Dragi Kanatlarovski

Personal information
- Full name: Dragi Kanatlarovski
- Date of birth: 8 November 1960 (age 65)
- Place of birth: Bitola, PR Macedonia, FPR Yugoslavia
- Height: 1.82 m (5 ft 11+1⁄2 in)
- Position: Midfielder

Senior career*
- Years: Team / Apps / (Gls)
- 1978–1985: Pelister / 98 / (10)
- 1985–1989: Vardar / 88 / (11)
- 1989–1990: Red Star Belgrade / 29 / (1)
- 1990–1992: Deportivo La Coruña / 56 / (1)
- 1992–1993: Pelister / 12 / (0)
- 1993–1994: Karşıyaka / 13 / (0)
- 1994–1995: Pobeda
- Total:  / 296 / (23)

International career
- 1990: Yugoslavia / 1 / (0)
- 1993–1995: Macedonia / 9 / (2)

Managerial career
- 1995–1996: Pobeda
- 1996: Belasica
- 1997: Vardar
- 1999–2000: Pobeda
- 1999–2001: Macedonia
- 2001–2002: Belasica
- 2002: Kumanovo
- 2003–2004: Pobeda
- 2003–2005: Macedonia
- 2005–2007: Vardar
- 2008: Lokomotiv Plovdiv
- 2011: Lokomotiv Plovdiv
- 2013–2014: Spartak Subotica
- 2014: Novi Pazar
- 2015: Velež Mostar
- 2016–2018: Lovćen

= Dragi Kanatlarovski =

Macedonian footballer and manager

Dragi Kanatlarovski (Драги Канатларовски; born 8 November 1960) is a Macedonian football manager and former player. He represented both the Yugoslavia national team and the Macedonia national team.

==Name issue==
His original name is Dragi and not Dragan as he is often mistaken for. The confusion happens since in North Macedonia Dragi is one of the nicknames for those who are called Dragan, but not in this case. Similar problem has the current goalkeeper of the Macedonia national team, Tome Pačovski who is mistaken for Tomislav.

==Playing career==
Born in Bitola, SR Macedonia, he played for his hometown club FK Pelister before moving to FK Vardar where he will play four seasons. In 1989, he moved to Red Star Belgrade. He played one season in Belgrade, but it was enough to win the double, the Yugoslav Championship and the Yugoslav Cup. After that season he moved to Spain where he was Segunda División runner-up in summer 1991 and helped Deportivo La Coruña to be promoted back to La Liga where he played in the 1991–92 season, having reached the Spanish Cup semi-finals.

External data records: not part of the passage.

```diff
+static inline bool k1_cond(int mode, uint32_t B) { return mode == MODE_FUSED && B <= K1_COND_MAX_BINS; }
+
+static inline size_t k1_lds_bytes(uint32_t wn, uint32_t C, int mode, uint32_t h, uint32_t W, uint32_t B, bool pack) {
+    const bool cond = k1_cond(mode, B);
+    const size_t qc = cond ? QCAP + WAVE : QCAP;
+    size_t b = (size_t)wn * WAVE * 8 + qc * 8 + qc * 4 + (cond ? qc * 8 : 0) + (mode == MODE_EMPLACE ? WAVE * 8 : 0) + (pack ? 0 : (size_t)wn * WAVE);
+    if (mode == MODE_FUSED) b += (size_t)2 * C * WAVE * 4;
+    if (cond) b += (size_t)FUSED_ROUNDS * 1024;
+    else if (mode == MODE_FUSED || mode == MODE_ROWS) b += (size_t)2 * h * (W <= 2 ? 1 : 2) * 1024;
+    b = (b + 15) & ~(size_t)15;
+    if (mode == MODE_ROWS) b += (size_t)(CHN_LOG_BATCH + 1) * WAVE * 4;
+    return b;
+}
+
+static inline size_t k2_lds_bytes(uint32_t B, uint32_t C, uint32_t W, uint32_t G, bool t16) {
+    const size_t tb = t16 ? (B + 1) / 2 : B;
+    return (size_t)G * tb * 4 + ((size_t)G * C + ((G * C) & 1u)) * 4 + (size_t)G * W * 8 + (size_t)G * C + 16;
+}
+
+#define CU_LDS_BYTES 163840u
+#define LDS_GRANULE 256u
+#define K2_LDS_STATIC 256u
+#define K2_LDS_MARGIN 1024u
+#define K2_LDS_BUDGET_MIN 7680u
+static inline size_t k2_lds_budget(size_t probe_lds) {
+#ifdef K2_LDS_BUDGET
+    (void)probe_lds;
+    return K2_LDS_BUDGET;
+#else
+    size_t p = (probe_lds + LDS_GRANULE - 1) / LDS_GRANULE * LDS_GRANULE;
+    if (p == 0 || p > CU_LDS_BYTES) return K2_LDS_BUDGET_MIN;
+    const size_t left = CU_LDS_BYTES - CU_LDS_BYTES / p * p;
+    const size_t b = left > K2_LDS_MARGIN ? left - K2_LDS_MARGIN : 0;
+    return b > K2_LDS_BUDGET_MIN ? b : K2_LDS_BUDGET_MIN;
+#endif
+}
+static inline uint32_t k2_group(uint32_t B, uint32_t C, uint32_t W, bool t16, size_t budget) {
+    uint32_t G = WAVE;
+    while (G > 8 && k2_lds_bytes(B, C, W, G, t16) > budget) G >>= 1;
+    return G;
+}
+
+#endif
```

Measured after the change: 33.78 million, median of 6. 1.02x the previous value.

=== International career ===
He earned his only cap for SFR Yugoslavia against Poland, in a friendly held on 28 March 1990. After the dissolution of Yugoslavia he represented Macedonia having played nine matches, scoring twice, between 1993 and 1995. He played in the first ever official match of Macedonia, played on 13 October 1993, against Slovenia.

==International goals==
Scores and results list Macedonia's goal tally first.

| # | Date | Venue | Opponent | Score | Goals | Competition |
|---|---|---|---|---|---|---|
| 1. | 13 October 1993 | Stanko Mlakar Stadium, Kranj, Slovenia | Slovenia | 4–1 | 51' | Friendly |
| 2. | 1 June 1994 | Philip II Arena, Skopje, Republic of Macedonia | Estonia | 2–0 | 36' | Friendly |

==Honours==
  - Championship
- Pelister :1982
- Red Star :1990
  - Cup
- Pelister :1985
- Red Star :1990

==Coaching career==
He has been the coach of the Republic of Macedonia twice. He first spell ended due to Republic of Macedonia not qualifying for World Cup 2002. He then became coach of FK Belasica but sacked again in June 2002. In September 2002, he was appointed by FK Kumanovo, then FK Pobeda in December. until June 2003 as coach of both national side and the club. He became full-time national team coach in January 2004.

His second spell ended because of poor results in World Cup 2006 qualifying matches, especially losing to Andorra. He was then replaced by Slobodan Santrač.

He became FK Vardar coach in December 2005.

In 2008, he became coach of Lokomotiv Plovdiv.